Return exactly the lines of the records below, starting at the line that contains "const int PX)" and ending at the line that contains "const int q = i16 >> 2, pp = i16 & 3;", with both of those lines kept.

---*---

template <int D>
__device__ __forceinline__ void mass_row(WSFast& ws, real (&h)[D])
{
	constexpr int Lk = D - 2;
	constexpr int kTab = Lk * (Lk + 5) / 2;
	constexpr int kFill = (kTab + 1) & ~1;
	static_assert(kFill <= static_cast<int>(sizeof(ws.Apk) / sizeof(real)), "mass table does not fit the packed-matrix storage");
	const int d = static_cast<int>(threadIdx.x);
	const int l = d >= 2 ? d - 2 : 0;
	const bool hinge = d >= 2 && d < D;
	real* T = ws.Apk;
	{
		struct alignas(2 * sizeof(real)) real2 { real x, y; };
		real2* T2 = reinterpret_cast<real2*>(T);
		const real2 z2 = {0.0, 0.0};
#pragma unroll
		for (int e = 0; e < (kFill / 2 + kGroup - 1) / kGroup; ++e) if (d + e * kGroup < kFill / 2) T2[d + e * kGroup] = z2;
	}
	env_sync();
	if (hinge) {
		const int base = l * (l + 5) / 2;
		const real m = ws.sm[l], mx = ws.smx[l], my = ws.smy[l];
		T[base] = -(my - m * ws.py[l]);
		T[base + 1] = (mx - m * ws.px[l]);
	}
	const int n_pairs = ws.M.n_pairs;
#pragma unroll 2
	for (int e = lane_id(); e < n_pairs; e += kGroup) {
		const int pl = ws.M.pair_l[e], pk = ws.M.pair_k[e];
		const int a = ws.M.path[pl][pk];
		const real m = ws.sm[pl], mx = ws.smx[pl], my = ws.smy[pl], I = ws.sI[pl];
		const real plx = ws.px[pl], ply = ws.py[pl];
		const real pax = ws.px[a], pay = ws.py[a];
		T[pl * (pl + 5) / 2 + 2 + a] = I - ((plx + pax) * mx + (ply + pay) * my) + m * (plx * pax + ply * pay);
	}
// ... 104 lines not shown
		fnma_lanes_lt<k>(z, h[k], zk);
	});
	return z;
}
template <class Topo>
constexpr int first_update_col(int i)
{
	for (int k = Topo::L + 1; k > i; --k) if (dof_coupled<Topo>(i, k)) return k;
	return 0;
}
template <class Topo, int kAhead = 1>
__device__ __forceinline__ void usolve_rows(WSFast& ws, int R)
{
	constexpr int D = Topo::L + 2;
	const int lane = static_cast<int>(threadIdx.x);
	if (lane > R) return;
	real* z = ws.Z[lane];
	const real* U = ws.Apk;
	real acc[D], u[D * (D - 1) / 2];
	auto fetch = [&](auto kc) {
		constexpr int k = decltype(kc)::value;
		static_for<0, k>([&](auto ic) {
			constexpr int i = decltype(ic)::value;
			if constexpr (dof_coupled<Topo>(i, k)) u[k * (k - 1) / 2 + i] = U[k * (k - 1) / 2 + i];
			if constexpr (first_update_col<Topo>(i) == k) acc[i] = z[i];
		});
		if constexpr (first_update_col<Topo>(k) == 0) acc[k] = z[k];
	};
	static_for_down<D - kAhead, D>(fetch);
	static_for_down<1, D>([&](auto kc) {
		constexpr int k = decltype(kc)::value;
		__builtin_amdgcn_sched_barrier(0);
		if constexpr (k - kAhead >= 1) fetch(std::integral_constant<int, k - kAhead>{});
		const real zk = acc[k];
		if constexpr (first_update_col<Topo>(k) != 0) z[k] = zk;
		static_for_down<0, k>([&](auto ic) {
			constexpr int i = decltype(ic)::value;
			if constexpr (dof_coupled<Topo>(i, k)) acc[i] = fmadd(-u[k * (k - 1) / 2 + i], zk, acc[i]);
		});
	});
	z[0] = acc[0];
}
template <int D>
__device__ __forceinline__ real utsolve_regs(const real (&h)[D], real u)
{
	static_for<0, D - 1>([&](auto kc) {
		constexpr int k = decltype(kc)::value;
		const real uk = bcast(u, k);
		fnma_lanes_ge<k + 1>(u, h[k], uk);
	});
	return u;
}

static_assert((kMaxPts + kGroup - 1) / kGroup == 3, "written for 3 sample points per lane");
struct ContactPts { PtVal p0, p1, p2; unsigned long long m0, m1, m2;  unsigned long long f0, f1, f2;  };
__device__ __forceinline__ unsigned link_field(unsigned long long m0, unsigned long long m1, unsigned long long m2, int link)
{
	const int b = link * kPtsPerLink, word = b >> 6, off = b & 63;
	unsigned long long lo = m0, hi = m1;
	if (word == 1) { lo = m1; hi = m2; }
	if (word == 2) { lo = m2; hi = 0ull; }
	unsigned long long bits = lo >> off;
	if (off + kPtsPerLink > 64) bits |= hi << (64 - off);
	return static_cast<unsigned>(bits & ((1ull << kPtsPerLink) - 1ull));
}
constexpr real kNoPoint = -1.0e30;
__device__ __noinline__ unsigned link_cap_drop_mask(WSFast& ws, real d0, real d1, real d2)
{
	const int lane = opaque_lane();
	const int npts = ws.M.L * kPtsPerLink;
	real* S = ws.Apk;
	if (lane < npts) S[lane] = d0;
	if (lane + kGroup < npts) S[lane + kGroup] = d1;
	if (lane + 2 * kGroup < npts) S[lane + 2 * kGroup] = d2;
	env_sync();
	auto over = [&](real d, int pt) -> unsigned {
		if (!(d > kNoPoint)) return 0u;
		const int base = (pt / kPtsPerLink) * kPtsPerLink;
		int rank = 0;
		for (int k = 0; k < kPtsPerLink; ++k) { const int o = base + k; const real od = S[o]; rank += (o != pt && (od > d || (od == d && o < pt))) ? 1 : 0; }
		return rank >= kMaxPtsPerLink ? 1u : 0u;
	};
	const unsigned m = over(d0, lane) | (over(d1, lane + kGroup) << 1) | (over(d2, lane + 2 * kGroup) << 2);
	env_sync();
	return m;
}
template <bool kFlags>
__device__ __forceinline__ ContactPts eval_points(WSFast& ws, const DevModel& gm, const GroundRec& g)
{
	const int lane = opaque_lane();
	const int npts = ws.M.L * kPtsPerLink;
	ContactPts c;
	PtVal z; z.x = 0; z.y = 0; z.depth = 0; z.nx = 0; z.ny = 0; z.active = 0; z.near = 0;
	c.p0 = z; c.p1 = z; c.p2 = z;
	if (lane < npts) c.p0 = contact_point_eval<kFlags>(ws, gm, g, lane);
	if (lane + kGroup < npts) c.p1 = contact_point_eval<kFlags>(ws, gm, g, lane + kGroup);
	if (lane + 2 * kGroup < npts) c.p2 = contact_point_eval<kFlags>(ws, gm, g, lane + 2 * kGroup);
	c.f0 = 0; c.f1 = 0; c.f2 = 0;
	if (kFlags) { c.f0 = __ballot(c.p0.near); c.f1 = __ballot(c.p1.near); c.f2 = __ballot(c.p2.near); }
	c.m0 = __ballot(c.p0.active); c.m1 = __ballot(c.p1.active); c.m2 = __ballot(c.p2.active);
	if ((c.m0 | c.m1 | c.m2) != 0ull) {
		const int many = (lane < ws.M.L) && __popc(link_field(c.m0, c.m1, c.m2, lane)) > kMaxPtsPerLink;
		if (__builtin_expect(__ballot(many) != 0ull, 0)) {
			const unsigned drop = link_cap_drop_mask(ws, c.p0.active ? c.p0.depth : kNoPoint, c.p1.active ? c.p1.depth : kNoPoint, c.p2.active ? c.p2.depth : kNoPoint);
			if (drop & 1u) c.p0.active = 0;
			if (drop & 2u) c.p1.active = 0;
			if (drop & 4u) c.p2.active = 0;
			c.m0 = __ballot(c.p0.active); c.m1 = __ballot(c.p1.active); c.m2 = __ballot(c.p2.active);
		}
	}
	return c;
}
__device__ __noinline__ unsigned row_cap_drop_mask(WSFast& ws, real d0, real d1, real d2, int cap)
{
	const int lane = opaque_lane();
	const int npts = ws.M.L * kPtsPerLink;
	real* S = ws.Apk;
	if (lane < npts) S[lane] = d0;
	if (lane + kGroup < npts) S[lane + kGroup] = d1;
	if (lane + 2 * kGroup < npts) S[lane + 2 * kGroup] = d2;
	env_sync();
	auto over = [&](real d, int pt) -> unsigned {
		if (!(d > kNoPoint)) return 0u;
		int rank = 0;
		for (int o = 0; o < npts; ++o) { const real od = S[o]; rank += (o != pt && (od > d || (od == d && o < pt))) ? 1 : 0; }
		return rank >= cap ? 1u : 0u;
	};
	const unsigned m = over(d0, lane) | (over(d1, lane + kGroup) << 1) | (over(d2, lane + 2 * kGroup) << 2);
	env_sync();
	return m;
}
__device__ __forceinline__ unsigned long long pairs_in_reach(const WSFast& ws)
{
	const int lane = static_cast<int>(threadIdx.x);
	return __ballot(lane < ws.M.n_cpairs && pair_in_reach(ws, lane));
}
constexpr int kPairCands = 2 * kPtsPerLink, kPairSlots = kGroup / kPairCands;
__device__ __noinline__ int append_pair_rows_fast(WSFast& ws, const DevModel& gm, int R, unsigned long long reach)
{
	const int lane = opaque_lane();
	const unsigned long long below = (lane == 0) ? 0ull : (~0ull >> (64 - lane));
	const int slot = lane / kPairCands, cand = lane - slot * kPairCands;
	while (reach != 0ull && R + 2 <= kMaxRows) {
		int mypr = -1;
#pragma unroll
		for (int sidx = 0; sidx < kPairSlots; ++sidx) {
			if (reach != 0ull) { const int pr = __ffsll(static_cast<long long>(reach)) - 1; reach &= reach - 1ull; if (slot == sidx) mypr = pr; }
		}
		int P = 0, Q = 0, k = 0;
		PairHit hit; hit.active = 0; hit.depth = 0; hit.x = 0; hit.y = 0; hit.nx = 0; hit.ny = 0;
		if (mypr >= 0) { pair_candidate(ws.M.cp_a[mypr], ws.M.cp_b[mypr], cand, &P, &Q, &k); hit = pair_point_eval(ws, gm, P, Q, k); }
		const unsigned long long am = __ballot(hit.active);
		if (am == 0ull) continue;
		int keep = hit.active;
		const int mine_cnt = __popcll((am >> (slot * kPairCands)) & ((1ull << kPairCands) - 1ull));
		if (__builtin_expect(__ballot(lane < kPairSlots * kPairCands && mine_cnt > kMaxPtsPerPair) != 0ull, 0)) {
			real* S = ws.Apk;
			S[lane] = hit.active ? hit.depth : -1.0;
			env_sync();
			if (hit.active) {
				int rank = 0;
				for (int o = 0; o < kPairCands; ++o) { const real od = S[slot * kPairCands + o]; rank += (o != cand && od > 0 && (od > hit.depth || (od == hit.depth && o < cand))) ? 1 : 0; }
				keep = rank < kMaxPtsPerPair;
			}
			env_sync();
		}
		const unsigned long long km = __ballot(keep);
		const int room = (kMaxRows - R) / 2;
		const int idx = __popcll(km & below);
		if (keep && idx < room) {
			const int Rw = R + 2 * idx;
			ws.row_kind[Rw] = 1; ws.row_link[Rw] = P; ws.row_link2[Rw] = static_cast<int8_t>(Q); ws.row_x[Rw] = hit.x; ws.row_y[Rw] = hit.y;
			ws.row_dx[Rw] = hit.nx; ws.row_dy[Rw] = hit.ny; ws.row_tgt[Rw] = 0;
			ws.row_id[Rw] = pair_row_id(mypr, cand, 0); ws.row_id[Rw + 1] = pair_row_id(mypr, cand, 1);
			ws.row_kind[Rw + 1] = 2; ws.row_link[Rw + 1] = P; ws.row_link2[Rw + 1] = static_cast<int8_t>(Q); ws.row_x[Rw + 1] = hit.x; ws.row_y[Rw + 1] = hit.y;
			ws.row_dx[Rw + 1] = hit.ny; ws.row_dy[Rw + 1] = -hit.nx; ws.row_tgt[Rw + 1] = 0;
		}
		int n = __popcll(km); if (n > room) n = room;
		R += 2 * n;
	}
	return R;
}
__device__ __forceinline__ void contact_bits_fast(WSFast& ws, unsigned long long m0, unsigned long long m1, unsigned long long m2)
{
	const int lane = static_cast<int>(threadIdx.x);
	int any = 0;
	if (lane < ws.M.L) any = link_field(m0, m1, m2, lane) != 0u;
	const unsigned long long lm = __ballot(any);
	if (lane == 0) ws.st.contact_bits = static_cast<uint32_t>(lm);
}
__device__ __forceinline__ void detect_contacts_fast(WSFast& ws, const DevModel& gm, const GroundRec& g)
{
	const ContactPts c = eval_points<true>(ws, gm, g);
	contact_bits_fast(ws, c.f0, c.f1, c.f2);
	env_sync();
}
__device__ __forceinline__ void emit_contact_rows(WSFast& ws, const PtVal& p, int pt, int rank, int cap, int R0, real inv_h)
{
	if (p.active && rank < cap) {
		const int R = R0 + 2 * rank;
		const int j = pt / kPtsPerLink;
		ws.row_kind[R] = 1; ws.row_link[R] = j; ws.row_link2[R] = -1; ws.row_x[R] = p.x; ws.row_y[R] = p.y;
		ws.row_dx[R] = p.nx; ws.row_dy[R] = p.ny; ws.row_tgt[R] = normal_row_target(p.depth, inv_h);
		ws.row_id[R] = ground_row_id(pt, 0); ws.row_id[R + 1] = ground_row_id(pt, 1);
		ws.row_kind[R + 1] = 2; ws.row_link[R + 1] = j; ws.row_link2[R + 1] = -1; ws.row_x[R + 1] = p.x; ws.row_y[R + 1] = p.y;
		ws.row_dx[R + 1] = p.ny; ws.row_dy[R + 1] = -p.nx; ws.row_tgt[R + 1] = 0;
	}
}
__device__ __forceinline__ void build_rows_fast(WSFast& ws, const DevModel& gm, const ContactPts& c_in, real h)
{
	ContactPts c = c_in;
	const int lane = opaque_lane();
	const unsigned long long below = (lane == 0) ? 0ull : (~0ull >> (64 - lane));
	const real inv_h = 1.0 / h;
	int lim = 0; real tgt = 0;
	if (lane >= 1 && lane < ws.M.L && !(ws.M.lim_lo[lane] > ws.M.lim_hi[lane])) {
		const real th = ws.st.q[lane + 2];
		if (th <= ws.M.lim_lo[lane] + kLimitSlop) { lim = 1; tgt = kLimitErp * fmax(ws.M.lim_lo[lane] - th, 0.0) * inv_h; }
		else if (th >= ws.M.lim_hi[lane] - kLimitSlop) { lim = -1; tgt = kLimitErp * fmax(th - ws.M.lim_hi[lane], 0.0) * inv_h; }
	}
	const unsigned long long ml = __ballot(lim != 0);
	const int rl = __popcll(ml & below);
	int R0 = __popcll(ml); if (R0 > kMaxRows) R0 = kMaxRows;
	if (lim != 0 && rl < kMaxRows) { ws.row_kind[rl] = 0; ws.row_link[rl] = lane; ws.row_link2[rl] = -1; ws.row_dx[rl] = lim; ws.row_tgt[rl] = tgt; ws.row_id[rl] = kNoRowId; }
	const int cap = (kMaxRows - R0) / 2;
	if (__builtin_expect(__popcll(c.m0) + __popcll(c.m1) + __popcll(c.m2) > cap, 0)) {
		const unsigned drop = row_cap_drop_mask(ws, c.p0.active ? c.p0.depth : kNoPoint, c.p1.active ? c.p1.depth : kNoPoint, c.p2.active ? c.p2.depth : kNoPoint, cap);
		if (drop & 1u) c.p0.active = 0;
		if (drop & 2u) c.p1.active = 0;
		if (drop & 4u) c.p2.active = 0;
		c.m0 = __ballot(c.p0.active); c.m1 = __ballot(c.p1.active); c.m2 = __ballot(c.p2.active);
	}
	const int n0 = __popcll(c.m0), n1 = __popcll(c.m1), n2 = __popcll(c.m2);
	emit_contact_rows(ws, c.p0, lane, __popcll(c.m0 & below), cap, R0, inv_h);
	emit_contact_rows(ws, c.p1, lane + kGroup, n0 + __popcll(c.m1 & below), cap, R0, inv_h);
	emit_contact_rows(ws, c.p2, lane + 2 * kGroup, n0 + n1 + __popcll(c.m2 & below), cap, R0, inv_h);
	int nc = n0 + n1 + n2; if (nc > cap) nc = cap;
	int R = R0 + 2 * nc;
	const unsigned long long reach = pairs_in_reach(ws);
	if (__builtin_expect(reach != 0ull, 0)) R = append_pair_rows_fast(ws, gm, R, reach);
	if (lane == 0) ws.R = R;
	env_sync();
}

---*---

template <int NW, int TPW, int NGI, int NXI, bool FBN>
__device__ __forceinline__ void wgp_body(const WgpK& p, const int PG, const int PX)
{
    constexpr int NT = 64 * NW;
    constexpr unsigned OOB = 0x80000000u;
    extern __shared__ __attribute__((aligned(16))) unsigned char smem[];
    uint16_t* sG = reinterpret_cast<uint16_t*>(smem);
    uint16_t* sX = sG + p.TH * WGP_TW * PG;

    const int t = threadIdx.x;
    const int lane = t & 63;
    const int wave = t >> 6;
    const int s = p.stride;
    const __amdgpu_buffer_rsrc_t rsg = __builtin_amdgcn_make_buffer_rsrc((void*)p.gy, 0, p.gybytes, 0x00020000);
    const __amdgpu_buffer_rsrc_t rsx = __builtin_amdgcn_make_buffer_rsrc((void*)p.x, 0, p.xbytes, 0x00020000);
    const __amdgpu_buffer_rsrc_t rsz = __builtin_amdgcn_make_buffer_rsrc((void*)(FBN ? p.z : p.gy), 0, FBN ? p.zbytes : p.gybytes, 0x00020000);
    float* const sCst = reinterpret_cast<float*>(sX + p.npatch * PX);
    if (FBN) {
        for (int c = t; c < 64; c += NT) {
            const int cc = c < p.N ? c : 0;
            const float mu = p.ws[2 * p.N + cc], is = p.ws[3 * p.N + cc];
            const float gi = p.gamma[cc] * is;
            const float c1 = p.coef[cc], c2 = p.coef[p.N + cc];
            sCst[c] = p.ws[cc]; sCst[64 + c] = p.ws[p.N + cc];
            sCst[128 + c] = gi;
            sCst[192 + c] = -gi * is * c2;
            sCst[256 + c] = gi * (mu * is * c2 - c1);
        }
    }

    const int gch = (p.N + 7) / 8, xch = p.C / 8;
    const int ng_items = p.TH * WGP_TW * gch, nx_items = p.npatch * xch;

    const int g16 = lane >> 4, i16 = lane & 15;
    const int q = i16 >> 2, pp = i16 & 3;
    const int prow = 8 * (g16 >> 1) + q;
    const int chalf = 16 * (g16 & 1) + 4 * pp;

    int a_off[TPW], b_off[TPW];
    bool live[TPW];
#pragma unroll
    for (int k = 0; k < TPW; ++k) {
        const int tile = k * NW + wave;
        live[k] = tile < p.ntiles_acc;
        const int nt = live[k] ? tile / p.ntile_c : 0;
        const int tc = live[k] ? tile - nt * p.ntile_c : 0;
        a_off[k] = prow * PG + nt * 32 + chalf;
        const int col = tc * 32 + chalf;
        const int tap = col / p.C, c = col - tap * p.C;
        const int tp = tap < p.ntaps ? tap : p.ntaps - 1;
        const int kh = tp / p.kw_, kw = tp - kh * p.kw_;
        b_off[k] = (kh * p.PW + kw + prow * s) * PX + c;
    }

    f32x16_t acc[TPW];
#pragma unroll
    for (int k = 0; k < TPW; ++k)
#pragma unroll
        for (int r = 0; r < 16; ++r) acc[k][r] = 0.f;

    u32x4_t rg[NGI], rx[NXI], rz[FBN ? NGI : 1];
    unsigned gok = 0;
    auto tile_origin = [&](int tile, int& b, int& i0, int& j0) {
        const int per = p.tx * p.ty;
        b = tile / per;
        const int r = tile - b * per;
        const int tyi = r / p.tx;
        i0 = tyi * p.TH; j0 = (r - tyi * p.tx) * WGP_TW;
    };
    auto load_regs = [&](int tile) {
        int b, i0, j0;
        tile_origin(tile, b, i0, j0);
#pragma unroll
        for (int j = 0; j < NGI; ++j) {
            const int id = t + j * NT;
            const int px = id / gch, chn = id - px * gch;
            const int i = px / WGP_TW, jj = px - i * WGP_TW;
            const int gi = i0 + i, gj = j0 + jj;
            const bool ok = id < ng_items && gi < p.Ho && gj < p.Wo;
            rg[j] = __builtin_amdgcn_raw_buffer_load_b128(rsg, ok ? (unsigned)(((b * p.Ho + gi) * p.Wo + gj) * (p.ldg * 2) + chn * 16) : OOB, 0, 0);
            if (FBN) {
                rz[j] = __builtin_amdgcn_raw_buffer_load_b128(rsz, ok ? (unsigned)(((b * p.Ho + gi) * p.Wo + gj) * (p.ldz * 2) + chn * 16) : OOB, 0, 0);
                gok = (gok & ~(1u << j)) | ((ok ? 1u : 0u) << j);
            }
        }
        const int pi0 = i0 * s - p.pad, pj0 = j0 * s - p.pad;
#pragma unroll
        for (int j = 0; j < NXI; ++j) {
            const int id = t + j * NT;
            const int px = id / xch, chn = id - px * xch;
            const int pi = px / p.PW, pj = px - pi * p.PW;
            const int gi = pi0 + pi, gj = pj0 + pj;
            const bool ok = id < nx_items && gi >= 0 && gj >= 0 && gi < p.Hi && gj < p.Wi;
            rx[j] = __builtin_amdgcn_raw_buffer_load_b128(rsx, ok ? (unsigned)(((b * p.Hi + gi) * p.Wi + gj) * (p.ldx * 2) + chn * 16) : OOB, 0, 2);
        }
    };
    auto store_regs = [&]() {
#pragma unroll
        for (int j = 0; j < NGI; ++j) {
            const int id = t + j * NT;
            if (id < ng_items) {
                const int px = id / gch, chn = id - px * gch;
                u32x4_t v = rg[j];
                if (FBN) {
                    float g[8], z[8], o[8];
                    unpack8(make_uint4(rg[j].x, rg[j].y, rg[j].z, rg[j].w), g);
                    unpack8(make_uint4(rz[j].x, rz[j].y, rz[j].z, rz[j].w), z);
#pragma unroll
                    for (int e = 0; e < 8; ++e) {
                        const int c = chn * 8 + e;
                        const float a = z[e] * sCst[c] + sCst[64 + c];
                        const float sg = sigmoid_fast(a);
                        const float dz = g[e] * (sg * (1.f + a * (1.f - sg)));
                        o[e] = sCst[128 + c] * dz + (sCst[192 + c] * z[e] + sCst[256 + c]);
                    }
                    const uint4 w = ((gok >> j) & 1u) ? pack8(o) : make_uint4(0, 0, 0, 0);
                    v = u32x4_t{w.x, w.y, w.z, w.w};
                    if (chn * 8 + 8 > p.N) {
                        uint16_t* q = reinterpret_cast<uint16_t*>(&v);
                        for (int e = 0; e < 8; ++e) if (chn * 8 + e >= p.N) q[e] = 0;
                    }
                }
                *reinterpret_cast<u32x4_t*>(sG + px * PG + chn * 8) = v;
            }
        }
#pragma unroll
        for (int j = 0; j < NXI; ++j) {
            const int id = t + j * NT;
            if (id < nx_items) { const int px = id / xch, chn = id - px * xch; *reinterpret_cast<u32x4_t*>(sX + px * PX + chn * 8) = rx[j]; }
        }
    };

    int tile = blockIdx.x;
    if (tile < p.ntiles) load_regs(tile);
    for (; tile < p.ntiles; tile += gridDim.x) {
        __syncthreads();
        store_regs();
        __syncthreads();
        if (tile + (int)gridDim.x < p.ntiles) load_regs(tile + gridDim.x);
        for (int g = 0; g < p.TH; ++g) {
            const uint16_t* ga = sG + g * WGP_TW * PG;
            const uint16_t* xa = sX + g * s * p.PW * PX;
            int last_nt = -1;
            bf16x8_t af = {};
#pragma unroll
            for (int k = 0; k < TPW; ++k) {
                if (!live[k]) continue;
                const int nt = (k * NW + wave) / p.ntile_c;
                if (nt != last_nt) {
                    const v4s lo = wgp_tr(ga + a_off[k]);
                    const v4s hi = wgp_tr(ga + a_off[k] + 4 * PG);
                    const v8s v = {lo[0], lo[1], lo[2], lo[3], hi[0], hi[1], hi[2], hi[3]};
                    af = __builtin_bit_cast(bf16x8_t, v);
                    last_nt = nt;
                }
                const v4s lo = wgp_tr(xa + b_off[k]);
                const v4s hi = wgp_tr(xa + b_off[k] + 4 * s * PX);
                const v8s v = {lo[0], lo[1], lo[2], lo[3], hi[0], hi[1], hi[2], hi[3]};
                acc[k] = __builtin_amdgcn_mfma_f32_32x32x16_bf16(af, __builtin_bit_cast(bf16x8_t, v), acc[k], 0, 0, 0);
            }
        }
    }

---*---

Written answer:
__device__ __forceinline__ void wgp_body(const WgpK& p, const int PG, const int PX)
{
    constexpr int NT = 64 * NW;
    constexpr unsigned OOB = 0x80000000u;
    extern __shared__ __attribute__((aligned(16))) unsigned char smem[];
    uint16_t* sG = reinterpret_cast<uint16_t*>(smem);
    uint16_t* sX = sG + p.TH * WGP_TW * PG;

    const int t = threadIdx.x;
    const int lane = t & 63;
    const int wave = t >> 6;
    const int s = p.stride;
    const __amdgpu_buffer_rsrc_t rsg = __builtin_amdgcn_make_buffer_rsrc((void*)p.gy, 0, p.gybytes, 0x00020000);
    const __amdgpu_buffer_rsrc_t rsx = __builtin_amdgcn_make_buffer_rsrc((void*)p.x, 0, p.xbytes, 0x00020000);
    const __amdgpu_buffer_rsrc_t rsz = __builtin_amdgcn_make_buffer_rsrc((void*)(FBN ? p.z : p.gy), 0, FBN ? p.zbytes : p.gybytes, 0x00020000);
    float* const sCst = reinterpret_cast<float*>(sX + p.npatch * PX);
    if (FBN) {
        for (int c = t; c < 64; c += NT) {
            const int cc = c < p.N ? c : 0;
            const float mu = p.ws[2 * p.N + cc], is = p.ws[3 * p.N + cc];
            const float gi = p.gamma[cc] * is;
            const float c1 = p.coef[cc], c2 = p.coef[p.N + cc];
            sCst[c] = p.ws[cc]; sCst[64 + c] = p.ws[p.N + cc];
            sCst[128 + c] = gi;
            sCst[192 + c] = -gi * is * c2;
            sCst[256 + c] = gi * (mu * is * c2 - c1);
        }
    }

    const int gch = (p.N + 7) / 8, xch = p.C / 8;
    const int ng_items = p.TH * WGP_TW * gch, nx_items = p.npatch * xch;

    const int g16 = lane >> 4, i16 = lane & 15;
    const int q = i16 >> 2, pp = i16 & 3;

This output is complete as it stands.